Primary Category: Literature / Fiction

Genre: Short Story

Summary:

Winterbourne, an American who has been living in the decorous city of Geneva, visits his aristocratic aunt in Vevey (Switzerland) and there meets a lovely American "girl," Daisy Miller, traveling with her ineffective mother and undisciplined younger brother. Daisy puzzles Winterbourne by her apparently artless combination of "audacity" and "innocence," as when she arranges that he should take her, alone, to see a castle. Later, in Rome, Daisy befriends what Winterbourne's aunt calls "third-rate Italians," in particular Mr. Giovanelli. She refuses the anxious advice of her friends in the American "colony" there, and her adventures escalate: walking alone with Giovanelli, unsupervised tête-à-têtes with him.

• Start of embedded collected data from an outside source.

template <typename T, bool VEC, bool STREAM>
__global__ __launch_bounds__(256) void expand_kernel(const int *__restrict__ starts, T *__restrict__ path,
                                                      int Tx, int Ty, int rows_per_block, T one) {
    const int b = blockIdx.z;
    const int x0 = blockIdx.y * rows_per_block;
    const int y0 = (blockIdx.x * 256 + threadIdx.x) * 4;
    if (y0 >= Ty) return;
    const int x1 = (x0 + rows_per_block < Tx) ? x0 + rows_per_block : Tx;
    const int *st = starts + (size_t)b * (Tx + 1);
    struct alignas(sizeof(T) * 4) Vec4 { T v[4]; };
    int s = st[x0];
    for (int x = x0; x < x1; ++x) {
        const int e = st[x + 1];
        T *dst = path + ((size_t)b * Tx + x) * Ty + y0;
        Vec4 o;
#pragma unroll
        for (int i = 0; i < 4; ++i) o.v[i] = (y0 + i >= s && y0 + i < e) ? one : T(0);
        if (VEC) {
            if (STREAM) {
                typedef T TV __attribute__((ext_vector_type(4)));
                TV ov;
                ov.x = o.v[0]; ov.y = o.v[1]; ov.z = o.v[2]; ov.w = o.v[3];
                __builtin_nontemporal_store(ov, reinterpret_cast<TV *>(dst));
            } else {
                *reinterpret_cast<Vec4 *>(dst) = o;
            }
        } else {
#pragma unroll
            for (int i = 0; i < 4; ++i)
                if (y0 + i < Ty) dst[i] = o.v[i];
        }
        s = e;
    }
}

template <typename T, int VT> __device__ __forceinline__ float mask_value(T v) {
    if (VT == VT_F32) return (float)v;
    return half_to_f32<VT>((unsigned)v);
}

template <typename T, int VT = VT_F32>
__global__ __launch_bounds__(256) void lengths_kernel(const T *__restrict__ mask, int Tx, int Ty,
                                                       int *__restrict__ t_xs, int *__restrict__ t_ys) {
    __shared__ float red[2][4];
    const int b = blockIdx.x, tid = threadIdx.x;
    const T *m = mask + (size_t)b * Tx * Ty;
    float sx = 0.f, sy = 0.f;
    for (int x = tid; x < Tx; x += 256) sx += mask_value<T, VT>(m[(size_t)x * Ty]);
    for (int y = tid; y < Ty; y += 256) sy += mask_value<T, VT>(m[y]);
#pragma unroll
    for (int off = 32; off > 0; off >>= 1) {
        sx += __shfl_down(sx, off);
        sy += __shfl_down(sy, off);
    }
    if ((tid & 63) == 0) { red[0][tid >> 6] = sx; red[1][tid >> 6] = sy; }
    __syncthreads();
    if (tid == 0) {
        t_xs[b] = (int)(red[0][0] + red[0][1] + red[0][2] + red[0][3]);
        t_ys[b] = (int)(red[1][0] + red[1][1] + red[1][2] + red[1][3]);
    }
}

template <int ES, int VT>
__global__ __launch_bounds__(256) void mask_verify_kernel(const void *__restrict__ maskv, int Tx, int Ty,
                                                           const int *__restrict__ t_xs_in, const int *__restrict__ t_ys_in,
                                                           int *__restrict__ t_xs_out, int *__restrict__ t_ys_out,
                                                           int *__restrict__ flag, unsigned one_bits) {
    __shared__ float red[2][4];
    __shared__ int anybad;
    typedef typename std::conditional<ES == 4, float, unsigned short>::type E;
    typedef typename std::conditional<ES == 4, unsigned, unsigned short>::type U;
    constexpr int EPV = 16 / ES;
    constexpr int NQ = 4;
    const int c = blockIdx.x, b = blockIdx.y, tid = threadIdx.x, lane = tid & 63, wave = tid >> 6;
    const E *m = static_cast<const E *>(maskv) + (size_t)b * Tx * Ty;
    const U *mu = reinterpret_cast<const U *>(m);
    const U one = (U)one_bits;
    const unsigned w1 = ES == 4 ? one_bits : (one_bits | (one_bits << 16));
    if (tid == 0) anybad = 0;
    const bool given = t_xs_in != nullptr;
    int tx = given ? t_xs_in[b] : -1, ty = given ? t_ys_in[b] : 0;
    const int rows = given ? (tx < Tx ? (tx > 0 ? tx : 0) : Tx) : Tx;
    const int per = (rows + MV_CHUNKS - 1) / MV_CHUNKS;
    const int r0 = c * per, r1 = r0 + per < rows ? r0 + per : rows;
    const bool vec = (Ty % EPV == 0) && ((reinterpret_cast<uintptr_t>(maskv) & 15) == 0);
    const int nqrow = Ty / EPV;
    auto fetch = [&](int x, uint4 (&v)[NQ], U &before) {
        const uint4 *row = reinterpret_cast<const uint4 *>(mu + (size_t)x * Ty);
#pragma unroll
        for (int i = 0; i < NQ; ++i) {
            const int q = lane + 64 * i;
            v[i] = row[q < nqrow ? q : nqrow - 1];
        }
        before = x > 0 ? mu[(size_t)(x - 1) * Ty] : one;
    };
    uint4 v[NQ];
    U before = one;
    int x = r0 + wave;
    if (vec && x < r1) fetch(x, v, before);
    if (!given) {
        float sx = 0.f, sy = 0.f;
        for (int y = tid; y < Ty; y += 256) sy += mask_value<E, VT>(m[y]);
        if (c == 0)
            for (int xx = tid; xx < Tx; xx += 256) sx += mask_value<E, VT>(m[(size_t)xx * Ty]);
#pragma unroll
        for (int off = 32; off > 0; off >>= 1) {
            sx += __shfl_down(sx, off);
            sy += __shfl_down(sy, off);
        }
        if (lane == 0) { red[0][wave] = sx; red[1][wave] = sy; }
    }
    __syncthreads();
    if (!given) {
        ty = (int)(red[1][0] + red[1][1] + red[1][2] + red[1][3]);
        if (c == 0) {
            tx = (int)(red[0][0] + red[0][1] + red[0][2] + red[0][3]);
            if (tid == 0) { t_xs_out[b] = tx; t_ys_out[b] = ty; }
        }
    }
    int bad = 0;
    if (tx >= 0 && !(tx >= 1 && tx <= ty && tx <= Tx && ty <= Ty)) bad = 1;
    if (ty < 1 || ty > Ty) bad = 1;
    if (!bad) {
        const int nq = vec ? ty / EPV : 0;
        for (; x < r1; x += 4) {
            bool inside = true;
            if (vec) {
                const unsigned f0 = __builtin_amdgcn_readfirstlane(v[0].x);
                const U first = (U)(ES == 4 ? f0 : (f0 & 0xFFFFu));
                if (!given) {
                    bad |= (first != one && first != 0) | (first == one && before != one);
                    inside = first == one;
                }
                if (inside) {
#pragma unroll
                    for (int i = 0; i < NQ; ++i)
                        if (lane + 64 * i < nq) bad |= (v[i].x != w1) | (v[i].y != w1) | (v[i].z != w1) | (v[i].w != w1);
                    const uint4 *row = reinterpret_cast<const uint4 *>(mu + (size_t)x * Ty);
                    for (int q = lane + 64 * NQ; q < nq; q += 64) {
                        const uint4 w = row[q];
                        bad |= (w.x != w1) | (w.y != w1) | (w.z != w1) | (w.w != w1);
                    }
                }
                if (x + 4 < r1) fetch(x + 4, v, before);
            } else if (!given) {
                const U first = mu[(size_t)x * Ty], bf = x > 0 ? mu[(size_t)(x - 1) * Ty] : one;
                bad |= (first != one && first != 0) | (first == one && bf != one);
                inside = first == one;
            }
            if (inside)
                for (int y = nq * EPV + lane; y < ty; y += 64) bad |= mu[(size_t)x * Ty + y] != one;
        }
    }
    if (bad) anybad = 1;
    __syncthreads();
    if (tid == 0) flag[b * MV_CHUNKS + c] = anybad;
}


struct WsLayout {
    size_t status_off, len_off, mflag_off, starts_off, bits_off, dump_off, xring_off, xring_bytes, total;
    int NT, ROWS;
};

static WsLayout ws_layout(int B, int Tx, int Ty) {
    WsLayout L;
    L.NT = (Ty + TC - 1) / TC;
    const int rows_pipe = (Tx + RPW - 1) / RPW * RPW + 1;
    const int rows_plain = (Tx + 255) / 256 * 256;
    L.ROWS = ((rows_pipe > rows_plain ? rows_pipe : rows_plain) + 63) / 64 * 64;
    L.status_off = 0;
    L.len_off = WS_HDR_BYTES;
    L.mflag_off = L.len_off + (size_t)2 * B * sizeof(int);
    L.starts_off = align_up(L.mflag_off + (size_t)B * MV_CHUNKS * sizeof(int), 256);
    L.bits_off = align_up(L.starts_off + (size_t)B * (Tx + 1) * sizeof(int), 256);
    L.dump_off = align_up(L.bits_off + (size_t)B * L.NT * L.ROWS * sizeof(unsigned), 256);
    L.xring_off = align_up(L.dump_off + (size_t)B * 4 * 64 * sizeof(float), 256);
    L.xring_bytes = align_up((size_t)B * L.NT * TC * sizeof(unsigned) + (size_t)2 * B * sizeof(int), 256);
    L.total = L.xring_off + L.xring_bytes;
    return L;
}

static int lds_limit() { return device_lds_limit(); }

static size_t starts_bytes(int Tx) { return (size_t)(((Tx + 1 + 63) / 64) * 64 + 64) * 4; }
// ... 149 lines not shown
    MaxpathParams p;
    p.value = value;
    p.mask = (flags & ALIGNER_F_STRICT_MASK) ? mask : nullptr;
    p.t_xs = t_xs; p.t_ys = t_ys;
    p.starts = reinterpret_cast<int *>(wsb + L.starts_off);
    p.tok = tok_out;
    p.dur = dur_out;
    p.bits = reinterpret_cast<unsigned *>(wsb + L.bits_off);
    p.status = reinterpret_cast<int *>(wsb + L.status_off);
    p.mflag = reinterpret_cast<int *>(wsb + L.mflag_off);
    p.verify = 0; p.redo = 0; p.ldv = ldv;
    p.B = B; p.Tx = Tx; p.Ty = Ty; p.NT = L.NT; p.ROWS = L.ROWS;
    p.neg = neg; p.flags = flags;
    p.bits_in_lds = 0; p.lds_bits_off = 0; p.lds_prev_off = 0;
    p.force_exact = !(neg - neg == 0.0f);
    p.stamps = g_debug_stamps;
    p.dump = nullptr;
    p.qout = nullptr;
    p.path1 = nullptr; p.path1_es = 0; p.path1_one = 0;
    if (path_prezeroed) set_path_ones(p, path_prezeroed, path_dtype);
    p.zero_blocks = 0; p.zero_nt = 0; p.zero_n16 = 0;
    p.zsync = reinterpret_cast<int *>(wsb + L.status_off + 16);
    if (path_prezeroed && path_done) *path_done = true;
    p.xring = reinterpret_cast<unsigned *>(wsb + L.xring_off);
    p.xflag = reinterpret_cast<int *>(wsb + L.xring_off + (size_t)B * L.NT * TC * sizeof(unsigned));
    p.xwalk = reinterpret_cast<unsigned *>(p.xflag + B);
    p.split_walk = 0;
    if (flags & ALIGNER_F_WRITE_Q) {
        if (vt != VT_F32 || (flags & ALIGNER_F_STRICT_MASK))
            return fail(ALIGNER_EINVAL, "ALIGNER_F_WRITE_Q takes fp32 scores without a strict mask (maximum_path_c's contract)");
        p.qout = const_cast<float *>(static_cast<const float *>(value));
        flags |= ALIGNER_F_FORCE_GENERIC;
        p.flags = flags;
    }
    const int maskmode = (flags & ALIGNER_F_STRICT_MASK) ? 1 : 0;
    const int pipemask = dyn_mask ? 2 : opt_mask ? 0 : maskmode;
    const size_t lds_max = (size_t)lds_limit();
    const int per16 = vt == VT_F32 ? 4 : 8;
    const bool vec = (Ty % per16 == 0) && (ldv % per16 == 0) && ((reinterpret_cast<uintptr_t>(value) & 15) == 0) &&
                     (!maskmode || (reinterpret_cast<uintptr_t>(mask) & 15) == 0) &&
                     (size_t)Tx * (size_t)ldv * 4 < (1ull << 31);

    const int nw_need = (Tx + RPW - 1) / RPW;
    if (!(flags & (ALIGNER_F_FORCE_GENERIC | ALIGNER_F_ONE_CU)) && nw_need > 4 && nw_need <= 8 && vec && ldv == Ty &&
        2 * B <= device_cu_count() &&
        ((flags & ALIGNER_F_TWO_CUS) || (8 * B <= device_cu_count() && L.NT >= 56))) {
        const size_t fwd = align_up(((size_t)4 * (2 * 64 * TILE_LD + RING_T * RING_LD) + RING_T * RING_LD) * 4 + 16, 16);
        p.WT = pick_window(L.NT, L.ROWS, Tx, lds_max);
        if (p.WT > 0 && fwd <= lds_max && starts_bytes(Tx) <= fwd) {
            size_t lds = walk_bytes(p.WT, L.ROWS, Tx);
            if (lds < fwd) lds = fwd;
            const size_t split_lds = starts_bytes(Tx) + (size_t)L.NT * row_pitch(256) * 4;
            if (split_lds <= lds_max && !g_opt_maxpath_no_split_walk) {
                p.split_walk = 1;
                if (lds < split_lds) lds = split_lds;
            }
            const int n16 = (int)(L.xring_bytes / 16);
            hipLaunchKernelGGL(xring_fill_kernel, dim3((n16 + 255) / 256), dim3(256), 0, s,
                               reinterpret_cast<uint4 *>(wsb + L.xring_off), n16);
            ALIGNER_HIP_CHECK(hipGetLastError());
            {
                const int cus = device_cu_count();
                const size_t pbytes = path_out ? (size_t)B * Tx * Ty * dtype_size(path_dtype) : 0;
                if (path_out && !path_is_zero && !(flags & ALIGNER_F_SEPARATE_EXPAND) && cus - 2 * B >= 32 &&
                    (reinterpret_cast<uintptr_t>(path_out) & 15) == 0 && pbytes % 16 == 0 && dtype_size(path_dtype) > 0) {
                    p.zero_blocks = cus - 2 * B < 48 ? cus - 2 * B : 48;
                    if (g_opt_maxpath_zero_blocks > 0 && g_opt_maxpath_zero_blocks <= cus - 2 * B) p.zero_blocks = g_opt_maxpath_zero_blocks;
                    p.zero_nt = (flags & ALIGNER_F_STREAM_PATH) ? 1 : 0;
                    p.zero_n16 = pbytes / 16;
                    set_path_ones(p, path_out, path_dtype);
                    if (path_done) *path_done = true;
                }
            }
            return launch_pair(p, pipemask, vt, lds, s);
        }
    }
    if (!(flags & ALIGNER_F_FORCE_GENERIC) && nw_need <= 8 && (vt == VT_F32 || vec)) {
        const int NW = (nw_need <= 4 && vt != VT_F32) ? 4 : nw_need <= 1 ? 1 : nw_need <= 2 ? 2 : nw_need <= 4 ? 4 : 8;
        const size_t fwd = align_up((size_t)NW * (2 * 64 * TILE_LD + RING_T * RING_LD) * 4 + 16, 16);
        if (fwd <= lds_max && starts_bytes(Tx) <= fwd) {
            size_t lds = 0;
            const size_t bits_lds = (size_t)L.NT * row_pitch(L.ROWS) * 4;
            if (L.NT <= 64 && fwd + bits_lds <= lds_max) {
                p.bits_in_lds = 1;
                p.lds_bits_off = (int)fwd;
                p.WT = L.NT;
                lds = fwd + bits_lds;
                const size_t prev_lds = bits_lds + (size_t)row_pitch(L.ROWS) * 4;
                if (NW <= 4 && L.NT < 64 && lds + prev_lds <= lds_max && !(flags & ALIGNER_F_NO_PREV_TABLE)) {
                    p.lds_prev_off = (int)lds;
                    lds += prev_lds;
                }
            } else {
                p.WT = pick_window(L.NT, L.ROWS, Tx, lds_max);
                if (p.WT > 0) {
                    lds = walk_bytes(p.WT, L.ROWS, Tx);
                    if (lds < fwd) lds = fwd;
                }
            }
            if (lds) {
                const int cus = device_cu_count();
                const size_t pbytes = path_out ? (size_t)B * Tx * Ty * dtype_size(path_dtype) : 0;
                if (path_out && !path_is_zero && !(flags & ALIGNER_F_SEPARATE_EXPAND) && cus - B >= 32 &&
                    (reinterpret_cast<uintptr_t>(path_out) & 15) == 0 && pbytes % 16 == 0 && dtype_size(path_dtype) > 0) {
                    p.zero_blocks = cus - B;
                    if (!opt_mask) {
                        const long long need = (long long)(pbytes / ((size_t)775 * (size_t)Ty)) + 1;
                        const int zc = need < 48 ? 48 : (int)(need > cus - B ? cus - B : need);
                        if (zc < p.zero_blocks) p.zero_blocks = zc;
                    }
                    if (g_opt_maxpath_zero_blocks >= 32 && g_opt_maxpath_zero_blocks <= cus - B) p.zero_blocks = g_opt_maxpath_zero_blocks;
                    p.zero_nt = (flags & ALIGNER_F_STREAM_PATH) ? 1 : 0;
                    p.zero_n16 = pbytes / 16;
                    set_path_ones(p, path_out, path_dtype);
                    if (path_done) *path_done = true;
                }
                auto launch = [&](const MaxpathParams &q, int mm) {
                    switch (NW) {
                        case 1: return launch_pipelined<1, 4>(q, vec, mm, vt, lds, s);
                        case 2: return launch_pipelined<2, 4>(q, vec, mm, vt, lds, s);
                        case 4: return launch_pipelined<4, 2>(q, vec, mm, vt, lds, s);
                        default: return launch_pipelined<8, 2>(q, vec, mm, vt, lds, s);
                    }
                };
                if (opt_mask && p.zero_blocks > 0) {
                    p.mask = mask;
                    p.verify = 1;
                    int rc = launch(p, 0);
                    if (rc != ALIGNER_OK) return rc;
                    MaxpathParams r = p;
                    r.verify = 0; r.redo = 1; r.zero_blocks = 0; r.zero_n16 = 0;
                    return launch(r, 1);
                }
                return launch(p, opt_mask ? maskmode : pipemask);
            }
        }
    }
    const int R = (Tx + 255) / 256;
    if (R > 8) return fail(ALIGNER_EDOM, "Tx=%d exceeds the 2048 text rows the kernels support", Tx);
    const int RR = R <= 1 ? 1 : R <= 2 ? 2 : R <= 4 ? 4 : 8;
    const size_t fwd = (size_t)2 * (256 * RR + 1) * 4;
    p.WT = pick_window(L.NT, L.ROWS, Tx, lds_max);
    if (p.WT <= 0) return fail(ALIGNER_EDOM, "Tx=%d/Ty=%d too large for the backtrack window", Tx, Ty);
    size_t lds = walk_bytes(p.WT, L.ROWS, Tx);
    if (lds < fwd) lds = fwd;
    switch (RR) {
        case 1: return launch_generic<1>(p, maskmode, vt, lds, s);
        case 2: return launch_generic<2>(p, maskmode, vt, lds, s);
        case 4: return launch_generic<4>(p, maskmode, vt, lds, s);
        default: return launch_generic<8>(p, maskmode, vt, lds, s);
    }
}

When Winterbourne finds Daisy lingering with Giovanelli, near midnight, in the Coliseum, he is relieved that the enormity of her behavior here allows him to place her at last, but he warns her of the "villainous miasma" of the arena nonetheless. Sure enough, Daisy sickens and dies of malaria--but a word from Giovanelli at her graveside convinces Winterbourne that he and the others wrongly condemned her all along. Daisy Miller was, after all, not "bad," but simply a "pretty American flirt."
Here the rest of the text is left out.